Out of the total pending cases in the lower courts, 1.85 crore involve criminal provisions of the law and 6.75 lakh cases are of civil nature.
The pendency is highest in UP where the courts are still to adjudicate in 19.88 lakh cases and Maharashtra fares the second worst with 34.45 lakh cases still to see closure.
This means that criminals are free to continue with their activities for years, as their cases would not come up. In Delhi alone, there are a total of 1,389 CBI cases pending in courts, out of which the pendency in the six courts of special judges is 927. Out of this 171 cases were pending in courts for more than eight years, 51 cases for more than 15 years and 39 cases were pending for more than 20 years. Adding plight to the situation, even charges have not been framed in 119 CBI cases and in cases of other branches too. About the overall pendency, in 2006, out of the total number of 1,557 cases under investigation in CBI, only 157 were over two years old. While the total number of 6,414 cases are pending trial in the courts, 2,300 are over eight years old and 198 are over 20 years old.
Surely for the collapse of the criminal justice system, CBI is not responsible. Despite, having the best legal brains and a Permanent Law Commission, the successive Governments have failed to discharge their fundamental duty of ensuring justice for all. Not only that, no State Government has carried out the Supreme Court judgment delivered more than two years ago, for police reform, for the simple reason that it will take away their authority to manipulate the police or its agencies to suit their political requirements. The Central Government could have passed a Model Police or a CBI Reforms Bill and directed the State Government to fall in line. Not only that, to weaken the CBI, the Government has decided to have a separate prosecution department, which will have nothing to do with the CBI. The Government calls it the Independent Department. How can it be independent, unless a specific law is passed? It will be an extension of the Law Ministry.
It is always possible to have two different and completely opposite opinions in law. Once while working at a junior level, I wanted to have a legal opinion about a case from a friendly legal officer. Before sending the file to him, I rang him up and asked him about the case. He asked as to what opinion I wanted, whether for or against.

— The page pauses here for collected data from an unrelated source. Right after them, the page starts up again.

+__device__ __forceinline__ int compact_row_mode(uint32_t store, uint32_t atomic, uint32_t empty, int r) {
+  if (r < 0) return 0;
+  return (store >> r & 1u) ? ((empty >> r & 1u) ? 3 : 1) : (atomic >> r & 1u) ? 2 : 0;
+}
+__device__ __forceinline__ void chain_swap_halves(float &a, float &b) {
+  asm volatile("s_nop 1\n\tv_permlane32_swap_b32 %0, %1\n\ts_nop 1" : "+v"(a), "+v"(b));
+}
+template <bool FITS32>
+__device__ __forceinline__ void compact_put_row(const ChainArgs &g, const __amdgpu_buffer_rsrc_t srd, int mode, float val, uint32_t voff,
+                                                uint32_t row, int col) {
+  if (mode == 0) return;
+  const float v = mode == 3 ? 0.f : val;
+  if constexpr (FITS32) {
+    if (mode == 2) det6d_chain_buffer_atomic_smax(__builtin_bit_cast(int, v), srd, voff, row, 0);
+    else __builtin_amdgcn_raw_buffer_store_b32(__float_as_uint(v), srd, voff, row, 0);
+  } else {
+    float *dst = g.y + (size_t)row * g.ldy + g.col0 + col;
+    if (mode == 2) compact_atomic(dst, v);
+    else *dst = v;
+  }
+}
+template <bool FITS32>
+__device__ __forceinline__ void compact_store_small_pair(const ChainArgs &g, const __amdgpu_buffer_rsrc_t srd, const CompactTile &ct, int s, int j,
+                                                         const f32x16 &oa, const f32x16 &ob, int lane, float sha, float shb) {
+  const uint32_t store = chain_fresh(ct.store, j), atomic = chain_fresh(ct.atomic, j), empty = chain_fresh(ct.empty, j);
+  const int col = 32 * j + lane;
+  const uint32_t voff = (uint32_t)(g.col0 + col) * 4u;
+  const float sh = lane < 32 ? sha : shb;
+#pragma unroll
+  for (int e = 0; e < 16; ++e) {
+    if (s == 2 && (e & 1)) continue;
+    float a = s == 2 ? d6_vmax(oa[e], oa[e + 1 < 16 ? e + 1 : e]) : oa[e];
+    float b = s == 2 ? d6_vmax(ob[e], ob[e + 1 < 16 ? e + 1 : e]) : ob[e];
+    chain_swap_halves(a, b);
+    const int ra = chain_acc_row(e, 0), rb = chain_acc_row(e, 1);
+    compact_put_row<FITS32>(g, srd, compact_row_mode(store, atomic, empty, ra), d6_relu(a + sh), voff, __builtin_amdgcn_readlane(ct.off, ra), col);
+    compact_put_row<FITS32>(g, srd, compact_row_mode(store, atomic, empty, rb), d6_relu(b + sh), voff, __builtin_amdgcn_readlane(ct.off, rb), col);
+  }
+}
+struct CompactPendRows { uint32_t row_off; uint32_t modes; int s; };
+
+__device__ __forceinline__ CompactPendRows compact_pend_rows(const CompactTile &ct, int s) {
+  CompactPendRows p;
+  p.row_off = ct.off;
+  p.s = s;
+  p.modes = 0u;
+#pragma unroll
+  for (int qq = 0; qq < 4; ++qq)
+    p.modes |= (uint32_t)(compact_row_mode(ct.store, ct.atomic, ct.empty, compact_out_row(s, qq, 0)) |
+                          compact_row_mode(ct.store, ct.atomic, ct.empty, compact_out_row(s, qq, 1)) << 2)
+               << (4 * qq);
+  return p;
+}
+template <bool FITS32, int NT>
+__device__ __forceinline__ void compact_flush_rows(const ChainArgs &g, const __amdgpu_buffer_rsrc_t srd, const CompactPendRows &p,
+                                                   const float (&vals)[NT][4], int lane) {
+  if (p.modes == 0u) return;
+#pragma unroll
+  for (int qq = 0; qq < 4; ++qq) {
+    const int ra = compact_out_row(p.s, qq, 0), rb = compact_out_row(p.s, qq, 1);
+    const int ma = p.modes >> (4 * qq) & 3, mb = p.modes >> (4 * qq + 2) & 3;
+    const uint32_t row_a = __builtin_amdgcn_readlane(p.row_off, ra < 0 ? 0 : ra), row_b = __builtin_amdgcn_readlane(p.row_off, rb < 0 ? 0 : rb);
+#pragma unroll
+    for (int j = 0; j < NT; j += 2) {
+      float a = vals[j][qq], b = vals[j + 1][qq];
+      chain_swap_halves(a, b);
+      const int col = 32 * j + lane;
+      const uint32_t voff = (uint32_t)(g.col0 + col) * 4u;
+      compact_put_row<FITS32>(g, srd, ma, a, voff, row_a, col);
+      compact_put_row<FITS32>(g, srd, mb, b, voff, row_b, col);
+    }
+  }
+}
+
 __device__ __forceinline__ void compact_pool(float (&v)[4], int s) {
   if (s == 4) return;
 #pragma unroll
@@ -217,7 +383,7 @@
   }
 }
 
-template <int C1, int C2, int C3, int NS, bool COMPACT = false>
+template <int C1, int C2, int C3, int NS, bool COMPACT = false, bool FITS32 = true>
 __global__ __launch_bounds__(256) void mlp_chain_reg_kernel(const ChainArgs g) {
   D6_GEMM_PRIO_APPLY();
   constexpr int S1 = 2;
@@ -227,6 +393,7 @@
   int n_waves = (gridDim.x * blockDim.x) >> 6;
   int pk_end = 0;
   if (COMPACT) {
+    if (g.pick32 && compact_fits32(g.hdr[7], g.ldy) != FITS32) return;
     const int wpw = blockDim.x >> 6, live = g.hdr[0] / 32;
     int nb = (live + wpw * kPackTiles - 1) / (wpw * kPackTiles);
     if (nb > (int)gridDim.x) nb = gridDim.x;
@@ -257,7 +424,7 @@
   const int *nb_idx = COMPACT ? g.crow_p : g.idx;
   int tile = __builtin_amdgcn_readfirstlane(wave_global);
   if (tile >= ntiles) return;
-  struct TileIn { float4 row; float cx, cy, cz; int cnt0, cnt1; int oc[4]; int tag; };
+  struct TileIn { float4 row; float cx, cy, cz; int cnt0, cnt1; int tag; };
   struct TileIdx { int p, cj; };
   auto fetch_idx = [&](int t) {
     TileIdx ix;
@@ -275,13 +442,6 @@
       in.cx = c[0]; in.cy = c[1]; in.cz = c[2];
       in.cnt0 = in.cnt1 = 0;
       in.tag = cj;
-      const int sc = compact_class(t * 32, h1, h2, h3, h4, h5);
-#pragma unroll
-      for (int qq = 0; qq < 4; ++qq) {
-        const int r = compact_out_row(sc, qq, kh);
-        const int tg = __shfl(cj, r < 0 ? 0 : r);
-        in.oc[qq] = r >= 0 ? tg : -1;
-      }
       return in;
     }
     in.tag = 0;
@@ -298,17 +458,26 @@
   TileIn nxt = fetch(tile, fetch_idx(tile));
   TileIdx ix_next = tile + n_waves < ntiles ? fetch_idx(tile + n_waves) : TileIdx{0, 0};
   float pend[NT3][COMPACT ? 4 : 2];
-  int pend_oc[4] = {-1, -1, -1, -1};
+  constexpr bool PAIRS = COMPACT && NT3 % 2 == 0;
+  CompactPend pend_c;
+  pend_c.bits = 0u; pend_c.both = false; pend_c.row_off = 0u;
+  CompactPendRows pend_r;
+  pend_r.modes = 0u; pend_r.s = 4; pend_r.row_off = 0u;
   int pend_tile = -1;
+  const __amdgpu_buffer_rsrc_t srd_y = __builtin_amdgcn_make_buffer_rsrc((void *)g.y, 0, 0xffffffff, 0x00020000);
+  const uint32_t row_mul = FITS32 ? (uint32_t)g.ldy * 4u : 1u;
   auto flush = [&]() {
+    if constexpr (PAIRS) {
+      compact_flush_rows<FITS32, NT3>(g, srd_y, pend_r, pend, lane);
+      return;
+    } else if constexpr (COMPACT) {
+      compact_flush<FITS32, NT3>(g, srd_y, pend_c, pend, g.col0, l31, kh);
+      return;
+    }
 #pragma unroll
     for (int j = 0; j < NT3; ++j) {
       const int col = 32 * j + l31;
-      if (COMPACT) {
-#pragma unroll
-        for (int qq = 0; qq < 4; ++qq)
-          if (pend_oc[qq] >= 0) compact_store(g.y + (size_t)(pend_oc[qq] & 0x1fffffff) * g.ldy + g.col0 + col, pend[j][qq], pend_oc[qq]);
-      } else if (NS == 32) {
+      if (NS == 32) {
         g.y[(size_t)pend_tile * g.ldy + g.col0 + col] = pend[j][0];
       } else {
         g.y[(size_t)(2 * pend_tile) * g.ldy + g.col0 + col] = pend[j][0];
@@ -356,8 +525,50 @@
     for (int s = 0; s < S2; ++s) acc = __builtin_amdgcn_mfma_f32_32x32x2f32(wf2[s], frag[s], acc, 0, 0, 0);
     acc = __builtin_amdgcn_mfma_f32_32x32x2f32(wf2[S2], one_k0, acc, 0, 0, 0);
     to_fragments(acc, S3);
-#pragma unroll
-    for (int j = 0; j < NT3; ++j) {
+    const int sc = COMPACT ? compact_class(tile * 32, h1, h2, h3, h4, h5) : 0;
+    CompactTile ct;
+    if (COMPACT) {
+      ct = compact_tile(cur.tag, row_mul);
+      if (sc < 4) {
+        pend_c.bits = 0u;
+        pend_r.modes = 0u;
+      } else if (PAIRS) {
+        pend_r = compact_pend_rows(ct, sc);
+      } else {
+        pend_c = compact_pend(ct, sc);
+      }
+    }
+    if constexpr (PAIRS) {
+#pragma unroll
+      for (int j = 0; j < NT3; j += 2) {
+        f32x16 oa, ob;
+#pragma unroll
+        for (int e = 0; e < 16; ++e) oa[e] = ob[e] = 0.f;
+#pragma unroll
+        for (int s = 0; s < S3; ++s) oa = __builtin_amdgcn_mfma_f32_32x32x2f32(frag[s], wf3[j][s], oa, 0, 0, 0);
+#pragma unroll
+        for (int s = 0; s < S3; ++s) ob = __builtin_amdgcn_mfma_f32_32x32x2f32(frag[s], wf3[j + 1][s], ob, 0, 0, 0);
+        if (sc < 4) {
+          compact_store_small_pair<FITS32>(g, srd_y, ct, sc, j, oa, ob, lane, sh3[j], sh3[j + 1]);
+          continue;
+        }
+        float qa[4], qb[4];
+#pragma unroll
+        for (int qq = 0; qq < 4; ++qq) {
+          qa[qq] = d6_vmax(d6_vmax(oa[4 * qq], oa[4 * qq + 1]), d6_vmax(oa[4 * qq + 2], oa[4 * qq + 3]));
+          qb[qq] = d6_vmax(d6_vmax(ob[4 * qq], ob[4 * qq + 1]), d6_vmax(ob[4 * qq + 2], ob[4 * qq + 3]));
+        }
+        compact_pool(qa, sc);
+        compact_pool(qb, sc);
+#pragma unroll
+        for (int qq = 0; qq < 4; ++qq) {
+          pend[j][qq] = d6_relu(qa[qq] + sh3[j]);
+          pend[j + 1][qq] = d6_relu(qb[qq] + sh3[j + 1]);
+        }
+      }
+    }
+#pragma unroll
+    for (int j = 0; j < (PAIRS ? 0 : NT3); ++j) {
       f32x16 o;
 #pragma unroll
       for (int e = 0; e < 16; ++e) o[e] = 0.f;
@@ -368,18 +579,13 @@
       if (COMPACT) {
 #pragma unroll
         for (int qq = 0; qq < 4; ++qq) q[qq] = d6_vmax(d6_vmax(o[4 * qq], o[4 * qq + 1]), d6_vmax(o[4 * qq + 2], o[4 * qq + 3]));
-        const int sc = compact_class(tile * 32, h1, h2, h3, h4, h5);
         if (sc < 4) {
-          int tags[16];
-          compact_row_tags(cur.tag, kh, tags);
-          compact_store_small(g, o, sc, tags, col, sh3[j]);
-#pragma unroll
-          for (int qq = 0; qq < 4; ++qq) pend[j][qq] = 0.f;
+          compact_store_small<FITS32>(g, srd_y, ct, sc, j, o, kh, l31, sh3[j]);
           continue;
         }
         compact_pool(q, sc);
 #pragma unroll
-        for (int qq = 0; qq < 4; ++qq) pend[j][qq] = (cur.oc[qq] & 0x40000000) ? 0.f : d6_relu(q[qq] + sh3[j]);
+        for (int qq = 0; qq < 4; ++qq) pend[j][qq] = compact_pend_empty(ct, sc, qq) ? 0.f : d6_relu(q[qq] + sh3[j]);
         continue;
       }
 #pragma unroll
@@ -398,10 +604,6 @@
       }
     }
     pend_tile = tile;
-    if (COMPACT) {
-#pragma unroll
-      for (int qq = 0; qq < 4; ++qq) pend_oc[qq] = cur.oc[qq];
-    }
   }
   flush();
 }
@@ -432,7 +634,7 @@
   }
 }
 
-template <int C2, int NS, bool COMPACT = false>
+template <int C2, int NS, bool COMPACT = false, bool FITS32 = true>
 __global__ __launch_bounds__(512) void mlp_chain_wide_kernel(const ChainArgs g) {
   D6_GEMM_PRIO_APPLY();
   constexpr int K1 = 68, C1 = 64, C3 = 128;
@@ -445,6 +647,7 @@
   const int tid = threadIdx.x, lane = tid & 63, l31 = lane & 31, kh = lane >> 5;
   int pk_stride = 0, pk_first = 0, pk_end = 0;
   if (COMPACT) {
+    if (g.pick32 && compact_fits32(g.hdr[7], g.ldy) != FITS32) return;
     const int wpw = blockDim.x >> 6, live = g.hdr[0] / 32;
     int nb = (live + wpw * kPackTiles - 1) / (wpw * kPackTiles);
     if (nb > (int)gridDim.x) nb = gridDim.x;
@@ -483,7 +686,6 @@
   float xin[S1 + 1];
   float csub0, csub1;
   int cnt0, cnt1;
-  int oc_n[4] = {-1, -1, -1, -1};
   int e_p = 0, e_c = 0, tag_n = 0;
   auto fetch_entries = [&](int t) {
     if (COMPACT) {
@@ -508,13 +710,6 @@
       csub1 = kh ? c[2] : c[1];
       cnt0 = cnt1 = 0;
       tag_n = cj;
-      const int sc = compact_class(t * 32, h1, h2, h3, h4, h5);
-#pragma unroll
-      for (int qq = 0; qq < 4; ++qq) {
-        const int r = compact_out_row(sc, qq, kh);
-        const int tg = __shfl(cj, r < 0 ? 0 : r);
-        oc_n[qq] = r >= 0 ? tg : -1;
-      }
       return;
     }
     const int c0 = NS == 32 ? t : 2 * t;
@@ -546,17 +741,20 @@
   };
 
   float pend[T3][COMPACT ? 4 : 2];
-  int pend_oc[4] = {-1, -1, -1, -1};
+  CompactPendRows pend_r;
+  pend_r.modes = 0u; pend_r.s = 4; pend_r.row_off = 0u;
   int pend_tile = -1;
+  const __amdgpu_buffer_rsrc_t srd_y = __builtin_amdgcn_make_buffer_rsrc((void *)g.y, 0, 0xffffffff, 0x00020000);
+  const uint32_t row_mul = FITS32 ? (uint32_t)g.ldy * 4u : 1u;
   auto flush = [&]() {
+    if constexpr (COMPACT) {
+      compact_flush_rows<FITS32, T3>(g, srd_y, pend_r, pend, lane);
+      return;
+    }
 #pragma unroll
     for (int j = 0; j < T3; ++j) {
       const int col = 32 * j + l31;
-      if (COMPACT) {
-#pragma unroll
-        for (int qq = 0; qq < 4; ++qq)
-          if (pend_oc[qq] >= 0) compact_store(g.y + (size_t)(pend_oc[qq] & 0x1fffffff) * g.ldy + g.col0 + col, pend[j][qq], pend_oc[qq]);
-      } else if (NS == 32) {
+      if (NS == 32) {
         g.y[(size_t)pend_tile * g.ldy + g.col0 + col] = pend[j][0];
       } else {
         g.y[(size_t)(2 * pend_tile) * g.ldy + g.col0 + col] = pend[j][0];
@@ -570,10 +768,9 @@
   if (tile + n_waves < ntiles) fetch_entries(tile + n_waves);
   for (; tile < ntiles; tile += n_waves) {
     if (pend_tile >= 0) flush();
-    const int my_cnt0 = cnt0, my_cnt1 = cnt1, my_tag = tag_n;
-    int my_oc[4];
-#pragma unroll
-    for (int qq = 0; qq < 4; ++qq) my_oc[qq] = oc_n[qq];
+    const int my_cnt0 = cnt0, my_cnt1 = cnt1;
+    CompactTile ct;
+    if (COMPACT) ct = compact_tile(tag_n, row_mul);
     xin[S1 - 2] = xin[S1 - 2] - csub0;
     xin[S1 - 1] = xin[S1 - 1] - csub1;
     xin[S1] = one_k0;
@@ -600,30 +797,43 @@
       mfma_steps_lds<S2 + 1, 2 * C2, true>(W2 + kh * C2 + 32 * t + l31, f1, acc);
       to_fragments(acc, f2 + 16 * t);
     }
-#pragma unroll
-    for (int j = 0; j < T3; ++j) {
+    const int sc = COMPACT ? compact_class(tile * 32, h1, h2, h3, h4, h5) : 0;
+    if constexpr (COMPACT) {
+      if (sc < 4) pend_r.modes = 0u;
+      else pend_r = compact_pend_rows(ct, sc);
+#pragma unroll
+      for (int j = 0; j < T3; j += 2) {
+        f32x16 oa, ob;
+#pragma unroll
+        for (int e = 0; e < 16; ++e) oa[e] = ob[e] = 0.f;
+        mfma_steps_lds<S3, 2 * C3, false>(W3 + kh * C3 + 32 * j + l31, f2, oa);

There is no doubt that no Government wants to loose its control on the CBI or the State Police, notwithstanding that ‘Justice for All' is the slogan of all political parties. Anybody who is involved in a CBI or a Police case will use all means, both fair and foul, and all possible influence, he or she can muster. He cannot be hauled for contempt of CBI. Some, to express their resentment, use the trick of throwing shoes and others use other means, like of force. We must remember that many a good intention dies from inattention. I do not say that CBI has no faults. Like all human institutions, it is subject to pulls and pressures, but has done very well despite constraints. It is time to strengthen it and it can be done only by giving it an independent status.
It will be vital to keep in view what Abraham Lincoln once said; “I sometimes wish that people would put a little more emphasis upon the observance of the law than they do upon its enforcement. We live in a stage of politics, where legislators seem to regard the passage of laws as much more important than the results of their enforcement.”